Figure 2. Follow-up chest x-rays on the second day (A) and the seventh day (B) after admission.

Discussion
There are several aspects should be mentioned. First, this case echoed previous studies with a nonspecific and insidious presentation, with the symptoms being dyspnea and a non-productive cough at ED visit.[6] However, a rapidly progressive clinical course, and a clear medical history of immunocompromised state draw physician’s attention to the possible opportunistic lung infection.[7,8] Coyle et al. performed a retrospective review of PCP in Northern Ireland, and found a rising incidence of PCP of iatrogenic exposure related immune-compromised patients.[9] PCP in patients without acquired immunodeficiency syndrome had been reported before. The risk factor for PCP in patients without HIV infection is defects in cell-mediated immunity.[7,10] A case series in 1996 demonstrated a median prednisolone equivalent dose of 30 mg daily for a median duration of 12 weeks among PCP in patients without acquired immunodeficiency syndrome.[8] The author made the conclusion about steroid used increasing risk of PCP infection due to 90.5% patient used steroid within 1 month before the diagnosis of PCP. Lower lymphocyte counts (< 750 cells/mm3) and high prednisolone dosage (mean 49 mg/day) were considered as other risk factors of PCP infection.[11] Our patient received a mean prednisolone equivalent dose of 100 mg/day for 82 days and absolute lymphocyte counts 2,352 cells/mm3. Therefore, she was susceptible to the PCP infection.
Second, the findings of the plain film in patients with PCP pneumonia are mostly non-specific or inconclusive. [12] In contrast, the chest X-ray of this case showed a perihilar infiltration, and a reticular interstitial pattern, which was highly suggestive of PCP in profound immunocompromised patients.[13] Opravil et al. reported a 36% of interstitial and 25% acinar infiltrates of the radiographic presentation of PCP in 93 consecutive patients.[13] Besides, the mortality was correlated with the severity of infiltrates.[9]

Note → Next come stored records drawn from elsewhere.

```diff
@@ -218,7 +219,14 @@
 
 const char* hssk_last_error(void) { return g_err.c_str(); }
 
-int hssk_ctx_create(hssk_ctx** out, int device) {
+static hssk_rt::stream_t make_stream(int kind) {
+#ifndef HSSK_EMU
+  if (kind == 1) return hssk_rt::stream_create_low_priority();
+  if (kind == 2) return hssk_rt::stream_create_off_quarter();
+#endif
+  return hssk_rt::stream_create();
+}
+static int ctx_create(hssk_ctx** out, int device, int kind) {
   HSSK_API_BEGIN
   if (hssk_rt::device_count() <= device)
     throw std::runtime_error("hssk_ctx_create: no HIP device " + std::to_string(device) +
@@ -227,7 +235,7 @@
   {
     std::lock_guard<std::mutex> g(g_pool_mu);
     for (size_t i = 0; i < g_pool.size(); i++)
-      if (g_pool[i]->device == device) {
+      if (g_pool[i]->device == device && g_pool[i]->kind == kind) {
         *out = g_pool[i];
         g_pool.erase(g_pool.begin() + i);
         return 0;
@@ -235,7 +243,8 @@
   }
   hssk_ctx* c = new hssk_ctx;
   c->device = device;
-  c->stream = hssk_rt::stream_create();
+  c->kind = kind;
+  c->stream = make_stream(kind);
   c->ring_bytes = size_t(64) << 20;
   c->h_ring = (char*)hssk_rt::pinned_malloc(c->ring_bytes);
   c->zero_copy_bytes = hssk_rt::pinned_is_device_visible() ? 65536 : 0;
@@ -246,6 +255,12 @@
   c->ev_sync = hssk_rt::event_create();
   *out = c;
   HSSK_API_END
+}
+
+int hssk_ctx_create(hssk_ctx** out, int device) { return ctx_create(out, device, 0); }
+int hssk_ctx_create_side(hssk_ctx** out, int device, int kind) {
+  if (kind < 0 || kind > 2) { hssk_set_error("hssk_ctx_create_side: kind out of range"); return 1; }
+  return ctx_create(out, device, kind);
 }
 
 void hssk_ctx_destroy(hssk_ctx* c) {
diff --git a/strumpack_amd/csrc/kernels/hssk_internal.h b/strumpack_amd/csrc/kernels/hssk_internal.h
--- a/strumpack_amd/csrc/kernels/hssk_internal.h
+++ b/strumpack_amd/csrc/kernels/hssk_internal.h
@@ -37,6 +37,7 @@
 struct hssk_uploader;
 struct hssk_ctx {
   int device = 0;
+  int kind = 0;
   hssk_rt::stream_t stream{};
   char* h_ring = nullptr;
   char* d_ring = nullptr;
diff --git a/strumpack_amd/csrc/kernels/hssk_qr.hip b/strumpack_amd/csrc/kernels/hssk_qr.hip
--- a/strumpack_amd/csrc/kernels/hssk_qr.hip
+++ b/strumpack_amd/csrc/kernels/hssk_qr.hip
@@ -196,20 +196,32 @@
 void launch_qr_reg(hssk_ctx* ctx, const hssk_qr_desc* dd, int count) {
   HSSK_LAUNCH((qr_reg_kernel<RT, CT, NW>), dim3((unsigned)count), dim3(NW * 64), 0, ctx->stream, dd);
 }
+struct QRange {
+  const int* lo = nullptr;
+  const int* hi = nullptr;
+  bool outside = false;
+};
 template <int RT, int CT, int NW>
-void launch_formq_reg(hssk_ctx* ctx, const hssk_qr_desc* dd, const hssk_qr_desc* descs, int count) {
+void launch_formq_reg(hssk_ctx* ctx, const hssk_qr_desc* dd, const hssk_qr_desc* descs, int count, const QRange& rg) {
+  constexpr int BC = 4 * NW * CT;
   std::vector<QBlock> blocks;
-  for (int i = 0; i < count; i++)
-    for (int b = 0; b * 4 * NW * CT < descs[i].nq; b++) blocks.push_back(QBlock{i, b});
+  for (int i = 0; i < count; i++) {
+    const int nq = descs[i].nq;
+    const int lo = rg.lo ? std::max(rg.lo[i], 0) : 0, hi = rg.lo ? std::min(rg.hi[i], nq) : nq;
+    for (int b = 0; b * BC < nq; b++) {
+      const bool inside = lo < hi && b * BC < hi && lo < (b + 1) * BC;
+      if (inside != rg.outside) blocks.push_back(QBlock{i, b});
+    }
+  }
   if (blocks.empty()) return;
   auto* dw = (const QBlock*)ctx->stage(blocks.data(), sizeof(QBlock) * blocks.size());
   HSSK_LAUNCH((formq_reg_kernel<RT, CT, NW>), dim3((unsigned)blocks.size()), dim3(NW * 64), 0, ctx->stream, dd, dw);
 }
-void formq_reg(hssk_ctx* ctx, const hssk_qr_desc* dd, const hssk_qr_desc* descs, int count, int rmax) {
-  if (rmax <= 64) launch_formq_reg<4, 2, 8>(ctx, dd, descs, count);
-  else if (rmax <= 128) launch_formq_reg<8, 4, 8>(ctx, dd, descs, count);
-  else if (rmax <= 208) launch_formq_reg<13, 4, 8>(ctx, dd, descs, count);
-  else launch_formq_reg<16, 4, 8>(ctx, dd, descs, count);
+void formq_reg(hssk_ctx* ctx, const hssk_qr_desc* dd, const hssk_qr_desc* descs, int count, int rmax, const QRange& rg = QRange()) {
+  if (rmax <= 64) launch_formq_reg<4, 2, 8>(ctx, dd, descs, count, rg);
+  else if (rmax <= 128) launch_formq_reg<8, 4, 8>(ctx, dd, descs, count, rg);
+  else if (rmax <= 208) launch_formq_reg<13, 4, 8>(ctx, dd, descs, count, rg);
+  else launch_formq_reg<16, 4, 8>(ctx, dd, descs, count, rg);
 }
 
 constexpr int QB = 32;
@@ -760,6 +772,14 @@
   static const bool f = [] { const char* e = std::getenv("HSSK_QR_BLOCKED"); return e && e[0] == '1'; }();
   return f;
 }
+bool qr_takes_blocked(int rmax, int cmax) {
+  static const int blk_rows = [] { const char* e = std::getenv("HSSK_QR_BLOCKED_ROWS"); return e ? std::atoi(e) : 1 << 30; }();
+  return force_blocked() || rmax > 256 || cmax > 224 || (rmax > 208 && cmax > 192) || (rmax >= blk_rows && cmax >= 96 && wy_usable(rmax));
+}
+bool formq_takes_wy(int rmax, int cmax) {
+  static const bool q_wy = [] { const char* e = std::getenv("HSSK_QR_FORMQ_WY"); return e && e[0] == '1'; }();
+  return q_wy && rmax >= 128 && cmax >= 64 && wy_usable(rmax);
+}
 
 }
 
@@ -772,8 +792,7 @@
     cmax = std::max(cmax, descs[i].cols);
     qmax = std::max(qmax, descs[i].nq);
   }
-  static const int blk_rows = [] { const char* e = std::getenv("HSSK_QR_BLOCKED_ROWS"); return e ? std::atoi(e) : 1 << 30; }();
-  if (force_blocked() || rmax > 256 || cmax > 224 || (rmax > 208 && cmax > 192) || (rmax >= blk_rows && cmax >= 96 && wy_usable(rmax))) {
+  if (qr_takes_blocked(rmax, cmax)) {
     qr_blocked(ctx, descs, count, true);
     hssk_rt::check_launch();
     return 0;
@@ -787,9 +806,8 @@
   else if (cmax <= 160) launch_qr_reg<13, 5, 8>(ctx, dd, count);
   else if (cmax <= 192) launch_qr_reg<13, 6, 8>(ctx, dd, count);
   else launch_qr_reg<13, 7, 8>(ctx, dd, count);
-  static const bool q_wy = [] { const char* e = std::getenv("HSSK_QR_FORMQ_WY"); return e && e[0] == '1'; }();
   if (qmax > 0) {
-    if (q_wy && rmax >= 128 && cmax >= 64 && wy_usable(rmax)) qr_blocked(ctx, descs, count, false);
+    if (formq_takes_wy(rmax, cmax)) qr_blocked(ctx, descs, count, false);
     else formq_reg(ctx, dd, descs, count, rmax);
   }
   hssk_rt::check_launch();
@@ -809,13 +827,36 @@
   if (force_blocked() || rmax > 256) {
     qr_blocked(ctx, descs, count, false);
   } else {
-    static const bool q_wy = [] { const char* e = std::getenv("HSSK_QR_FORMQ_WY"); return e && e[0] == '1'; }();
-    if (q_wy && rmax >= 128 && cmax >= 64 && wy_usable(rmax)) qr_blocked(ctx, descs, count, false);
+    if (formq_takes_wy(rmax, cmax)) qr_blocked(ctx, descs, count, false);
     else {
       auto* dd = (const hssk_qr_desc*)ctx->stage(descs, sizeof(*descs) * count);
       formq_reg(ctx, dd, descs, count, rmax);
     }
   }
+  hssk_rt::check_launch();
+  HSSK_API_END
+}
+
+extern "C" int hssk_formq_range_supported(const hssk_qr_desc* descs, int count) {
+  int rmax = 0, cmax = 0;
+  for (int i = 0; i < count; i++) {
+    rmax = std::max(rmax, descs[i].rows);
+    cmax = std::max(cmax, descs[i].cols);
+  }
+  return count > 0 && !qr_takes_blocked(rmax, cmax) && !formq_takes_wy(rmax, cmax);
+}
+
+extern "C" int hssk_formq_range_vbatched(hssk_ctx* ctx, const hssk_qr_desc* descs, int count, const int* lo, const int* hi, int outside) {
+  HSSK_API_BEGIN
+  if (count <= 0) return 0;
+  if (!lo || !hi) throw std::invalid_argument("hssk_formq_range_vbatched: null column range");
+  if (!hssk_formq_range_supported(descs, count)) HSSK_UNSUPPORTED("panels outside the register kernels");
+  int rmax = 0;
+  for (int i = 0; i < count; i++) rmax = std::max(rmax, descs[i].rows);
+  auto* dd = (const hssk_qr_desc*)ctx->stage(descs, sizeof(*descs) * count);
+  QRange rg;
+  rg.lo = lo; rg.hi = hi; rg.outside = outside != 0;
+  formq_reg(ctx, dd, descs, count, rmax, rg);
   hssk_rt::check_launch();
   HSSK_API_END
 }
```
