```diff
@@ -530,8 +729,8 @@
   DQ_SCAN_COUNT(3);
 
   const uint64_t rows_w = wave_sum_u64(a.n_rows);
-  const uint64_t sel_w = wave_sum_u64(a.n_sel);
-  const uint64_t unsel_w = rows_w - sel_w;
+  const uint64_t sel_w = lm ? sel_lm : wave_sum_u64(a.n_sel);
+  const uint64_t unsel_w = lm ? 0u : rows_w - sel_w;
   const uint64_t sh_bits = ((uint64_t)sh_hi << 32) | sh_lo;
   uint64_t isum = 0u;
   double mean = 0.0, m2 = 0.0, fs = 0.0, fc = 0.0;
@@ -540,7 +739,9 @@
     fs = a.fs;
     fc = a.fc;
     if (lane0) {
-      if constexpr (!FP) isum -= unsel_w * sh_bits;
+      if constexpr (!FP) {
+        if (!lm) isum -= unsel_w * sh_bits;
+      }
       if (mom_w > 0) {
         const double n = (double)mom_w;
         mean = mom_shift + S1 / n;
@@ -548,7 +749,7 @@
         m2 = (m2 < 0.0) ? 0.0 : m2;
       }
       if constexpr (FP) {
-        if (unsel_w > 0) {
+        if (!lm && unsel_w > 0) {
           const double u = (double)unsel_w;
           const double p = u * shift;
           const double pe = (p - p == 0.0) ? fma(u, shift, -p) : 0.0;
@@ -565,8 +766,13 @@
       else if constexpr (PK == PK_EQ_I) pc_shift = (int64_t)sh_bits == lit_i;
       else if constexpr (PK == PK_LT_F) pc_shift = shift < lit_f;
       else pc_shift = shift == lit_f;
-      uint64_t c_all = inv ? rows_w - a.pc : a.pc;
-      if (pc_shift != inv) c_all -= unsel_w;
+      uint64_t c_all;
+      if (lm) {
+        c_all = inv ? sel_w - a.pc : a.pc;
+      } else {
+        c_all = inv ? rows_w - a.pc : a.pc;
+        if (pc_shift != inv) c_all -= unsel_w;
+      }
       pm[0] = c_all;
       pn[0] = sel_w;
     }
@@ -611,11 +817,12 @@
 
 hipError_t launch_scan_fast(int ptype, int variant, const ScanTask* d_tasks, const int32_t* d_group, int n_group,
                             const DevColumn* d_cols, int64_t n_rows, int blocks_per_task, ScanAcc* d_partials,
-                            uint32_t* d_hll_regs, hipStream_t stream) {
+                            uint32_t* d_hll_regs, bool lanemask, hipStream_t stream) {
   if (n_group <= 0) return hipSuccess;
   const void* fn = fast_kernel_for(ptype, variant);
   if (!fn) return hipErrorInvalidValue;
-  void* args[] = {&d_tasks, &d_group, &d_cols, &n_rows, &d_partials, &d_hll_regs};
+  uint32_t lm_arg = lanemask ? 1u : 0u;
+  void* args[] = {&d_tasks, &d_group, &d_cols, &n_rows, &d_partials, &d_hll_regs, &lm_arg};
 #ifdef DQ_SCAN_DIAG
   {
     unsigned long long z[4] = {0, 0, 0, 0};
diff --git a/include/deequ_amd_diag.h b/include/deequ_amd_diag.h
--- a/include/deequ_amd_diag.h
+++ b/include/deequ_amd_diag.h
@@ -50,6 +50,8 @@
 dq_status dq_diag_plan_groups(dq_plan* plan, int64_t* groups, int32_t capacity, int32_t* n_groups,
                               int64_t* launches);
 
+dq_status dq_diag_plan_lanemask(dq_plan* plan, int32_t* tasks, int32_t capacity, int32_t* n_tasks);
+
 #ifdef __cplusplus
 }
 #endif
```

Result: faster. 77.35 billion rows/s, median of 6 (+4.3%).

Third, paraquat intoxication causes oxidative damage of the alveolar epithelium with subsequent obliterating fibrosis.[14] One review collect 9 case reports in Spain found PCP infection in an immunocompetent patient after paraquat spraying.[15] It would be interesting to determine whether Pneumocystis can easily penetrate and proliferate after attaching to alveolar epithelium damaged by paraquat.
Conclusion
This report suggests that clinicians should consider PCP infection in patients who develop secondary pneumonia after paraquat intoxication. PCP treatment as part of empirical antibiotics should be added, especially in such patients presented with rapidly progressive course.